======== Records provided ========
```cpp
static int conv_dispatch(bool bwd, const float *x, const float *x2, const float *w, float *y, const sprk_conv_geom *g,
                         const sprk_conv_epilogue *ep, const float *mask_y, int mask_act, void *ws, size_t ws_bytes,
                         void *stream, bool unrot = false) {
    const char *who = bwd ? "conv2d_bwd_data" : unrot ? "conv2d_fwd_unrot" : "conv2d_fwd";
    if (int rc = check_geom(g)) return rc;
    SPRK_REQUIRE(!unrot || sprk_conv2d_fwd_unrot_eligible(g, ep), "conv2d_fwd_unrot: no kernel with an un-rotated store for this layer");
    SPRK_REQUIRE(x && w && y, "%s: null tensor", who);
    if (bwd) {
        SPRK_REQUIRE(mask_act == SPRK_ACT_NONE || (mask_y && !g->up1), "conv2d_bwd_data: mask needs the saved input, no upsampling");
        if (mask_act == SPRK_ACT_NONE) mask_y = nullptr;
    } else {
        SPRK_REQUIRE(g->C2 == 0 || x2, "conv2d_fwd: C2 > 0 but x2 is null");
        SPRK_REQUIRE(!ep || !ep->scale || ep->shift, "conv2d_fwd: scale without shift");
    }
    hipStream_t s = (hipStream_t)stream;
    auto masked = [&](int rc) { return (rc || !mask_y) ? rc : mask_in_place(y, mask_y, mask_act, g, s); };

    FwdPlan p;
    const FwdVariant v = fwd_route(bwd, g, ep, x, x2, y, mask_y, &p, unrot);
    if (!sprk::wprep_describing()) t_last_fwd[bwd ? 1 : 0] = v;

    if (v.stage == SPRK_STAGE_DIRECT || v.stage == SPRK_STAGE_STEM) {
        if (sprk::wprep_describing()) return SPRK_OK;
        if (bwd) {
            DirectArgs a{nullptr, nullptr, w, x, y, *g, sprk::kNoEpilogue};
            StemPlan sp;
            if (v.stage == SPRK_STAGE_STEM && plan_stem_bwd(g, &sp)) {
                hipLaunchKernelGGL(conv_bwd_data_stem_kernel, dim3(g->N * sp.tilesX * sp.tilesY), dim3(kStemTW * kStemTH),
                                   sp.ldsBytes, s, a, sp.wr, sp.wc, sp.tilesX, sp.tilesY);
                return masked(sprk::check_launch("conv_bwd_data_stem"));
            }
            const long total = (long)g->N * (g->C1 + g->C2) * g->Hin * g->Win;
            hipLaunchKernelGGL(conv_bwd_data_direct_kernel, dim3(sprk::ew_blocks(total)), dim3(256), 0, s, a);
            return masked(sprk::check_launch("conv_bwd_data_direct"));
        }
        DirectArgs a{x, x2, w, nullptr, y, *g, ep ? *ep : sprk::kNoEpilogue};
        const long total = (long)g->N * g->Cout * g->Hout * g->Wout;
        hipLaunchKernelGGL(conv_fwd_direct_kernel, dim3(sprk::ew_blocks(total)), dim3(256), 0, s, a);
        return sprk::check_launch("conv_fwd_direct");
    }
    const sprk::Corr c = bwd ? sprk::Corr(*g) : sprk::Corr(*g, ep);

    if (v.stage == SPRK_STAGE_16BIT) return masked(sprk::conv16_run(c, x, x2, w, y, ws, ws_bytes, s));
    if (int rc = check_storage32(who, c.dtype)) return rc;

    if (v.stage == SPRK_STAGE_WINOGRAD) {
        if (int rc = sprk::check_ws(who, ws, ws_bytes, sprk::wino_ws_bytes(c))) return rc;
        if (int rc = sprk::wino_conv(c, v.wino, x, x2, w, y, (float *)ws, mask_y, mask_act, s)) return rc;
        return sprk::check_launch(bwd ? "wino_conv(bwd_data)" : "wino_conv");
    }
    SPRK_REQUIRE(!unrot, "conv2d_fwd_unrot: the call left the Winograd stage");

    SPRK_REQUIRE(v.stage != SPRK_STAGE_REFUSED, "%s: geometry does not fit LDS", who);
    if (int rc = sprk::check_ws(who, ws, ws_bytes, p.wsBytes)) return rc;
    float *wsf = (float *)ws;
    if (int rc = transform_weights(w, wsf, g->Cout, g->C1 + g->C2, g->KH * g->KW, c.taps, p, s)) return rc;
    if (v.stage == SPRK_STAGE_MASK1X1) {
        const sprk::Mask1x1Call m{x, wsf + kZeroFloats, mask_y, y, g->N, g->Cout, g->C1, g->Hin * g->Win,
                                  p.CK, p.R4, p.rows, p.ldw, p.NT, p.nblkN, mask_act};
        if (int rc = sprk::mask1x1_run(m, s)) return rc;
        return sprk::check_launch("mask1x1(bwd_data)");
    }
    const ConvArgs a = conv_args(c, p, v, x, x2, wsf, y);
    const int kclass = (v.MT == 4 && v.NT == 6) ? 0 : 2;
    sprk::prof_begin(kclass, c.flops, s);
    if (int rc = launch_fwd(a, p, v, s)) return rc;
    sprk::prof_end(kclass, s);
    return masked(sprk::check_launch(bwd ? "conv_mfma(bwd_data)" : "conv_mfma"));
}

int sprk_conv2d_fwd(const float *x, const float *x2, const float *w, float *y, const sprk_conv_geom *g,
                    const sprk_conv_epilogue *ep, void *ws, size_t ws_bytes, void *stream) {
    sprk::WprepScope scope(nullptr, g ? g->dtype : 0);
    return scope.verify(conv_dispatch(false, x, x2, w, y, g, ep, nullptr, SPRK_ACT_NONE, ws, ws_bytes, stream));
}

int sprk_conv2d_fwd_unrot_eligible(const sprk_conv_geom *g, const sprk_conv_epilogue *ep) {
    if (!g || check_geom(g) || naive_of(g)) return 0;
    const sprk::Corr c(*g, ep);
    if (c.dt() != SPRK_DT_F32 || c.x16() || c.y16()) return 0;
    return sprk::wino_unrot_eligible(c) ? 1 : 0;
}

int sprk_conv2d_fwd_unrot(const float *x, const float *x2, const float *w, float *f, const sprk_conv_geom *g,
                          const sprk_conv_epilogue *ep, void *ws, size_t ws_bytes, void *stream) {
    sprk::WprepScope scope(nullptr, g ? g->dtype : 0);
    return scope.verify(conv_dispatch(false, x, x2, w, f, g, ep, nullptr, SPRK_ACT_NONE, ws, ws_bytes, stream, true));
}

int sprk_conv2d_fwd_wprep(const float *w, const sprk_conv_geom *g, const sprk_conv_epilogue *ep, void *ws,
                          size_t ws_bytes, sprk_wprep_item *item) {
    SPRK_REQUIRE(item && w && ws, "conv2d_fwd_wprep: null argument");
    *item = sprk_wprep_item{};
    sprk::WprepScope scope(item, 0);
    const float *dummy = (const float *)ws;
    const int rc = conv_dispatch(false, dummy, g && g->C2 ? dummy : nullptr, w, (float *)ws, g, ep, nullptr, SPRK_ACT_NONE,
                                 ws, ws_bytes, nullptr);
    return rc == sprk::kWprepDescribed ? (int)SPRK_OK : rc;
}

int sprk_conv2d_bwd_data(const float *gy, const float *w, float *gin, const sprk_conv_geom *g, void *ws,
                         size_t ws_bytes, void *stream) {
    return sprk_conv2d_bwd_data_masked(gy, w, gin, g, nullptr, SPRK_ACT_NONE, ws, ws_bytes, stream);
}

int sprk_conv2d_bwd_data_masked(const float *gy, const float *w, float *gin, const sprk_conv_geom *g,
                                const float *mask_y, int mask_act, void *ws, size_t ws_bytes, void *stream) {
    sprk::WprepScope scope(nullptr, g ? g->dtype : 0);
    return scope.verify(conv_dispatch(true, gy, nullptr, w, gin, g, nullptr, mask_y, mask_act, ws, ws_bytes, stream));
}

int sprk_conv2d_bwd_data_mask_fused(const sprk_conv_geom *g) {
    if (!g || check_geom(g) != SPRK_OK || naive_of(g) || g->stride != 1 || g->up1) return 0;
    const sprk::Corr c(*g);
// ... 248 lines not shown
```

### spr_pick_amd/csrc/core.hip

```cpp
#include "common.h"
#include "wprep_dev.h"
#include "conv16.h"
#include "wgrad16.h"

#include <mutex>
#include <tuple>
#include <vector>

namespace sprk {

static thread_local char t_error[512] = "";
std::atomic<long> g_launches{0}, g_wino_launches{0}, g_mask1x1_launches{0};

void set_error(const char *fmt, ...) {
    va_list ap;
    va_start(ap, fmt);
    vsnprintf(t_error, sizeof(t_error), fmt, ap);
    va_end(ap);
}

constexpr int kMaxDev = 64;
int num_cus() {
    static std::atomic<int> cus[kMaxDev];
    int dev = 0;
    if (hipGetDevice(&dev) != hipSuccess || dev < 0 || dev >= kMaxDev) return 256;
    int v = cus[dev].load(std::memory_order_relaxed);
    if (v == 0) {
        if (hipDeviceGetAttribute(&v, hipDeviceAttributeMultiprocessorCount, dev) != hipSuccess || v <= 0) v = 256;
        cus[dev].store(v, std::memory_order_relaxed);
    }
    return v;
}

int lds_optin(const void *kernel, size_t bytes, const char *what) {
    if (bytes <= 64 * 1024) return SPRK_OK;
    static std::mutex mu;
    static std::vector<std::tuple<int, const void *, size_t>> done;
    int dev = 0;
    (void)hipGetDevice(&dev);
    std::lock_guard<std::mutex> lk(mu);
    for (auto &d : done)
        if (std::get<0>(d) == dev && std::get<1>(d) == kernel && std::get<2>(d) >= bytes) return SPRK_OK;
    if (hipFuncSetAttribute(kernel, hipFuncAttributeMaxDynamicSharedMemorySize, (int)bytes) != hipSuccess) {
        set_error("%s: cannot reserve %zu bytes of LDS", what, bytes);
        return SPRK_ELAUNCH;
    }
    done.emplace_back(dev, kernel, bytes);
    return SPRK_OK;
}
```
========
- _Instructions for the task_
Lines holding "hipLaunchKernelGGL" in the material above are to be reported.

- _Your solution_
                hipLaunchKernelGGL(conv_bwd_data_stem_kernel, dim3(g->N * sp.tilesX * sp.tilesY), dim3(kStemTW * kStemTH),
            hipLaunchKernelGGL(conv_bwd_data_direct_kernel, dim3(sprk::ew_blocks(total)), dim3(256), 0, s, a);
        hipLaunchKernelGGL(conv_fwd_direct_kernel, dim3(sprk::ew_blocks(total)), dim3(256), 0, s, a);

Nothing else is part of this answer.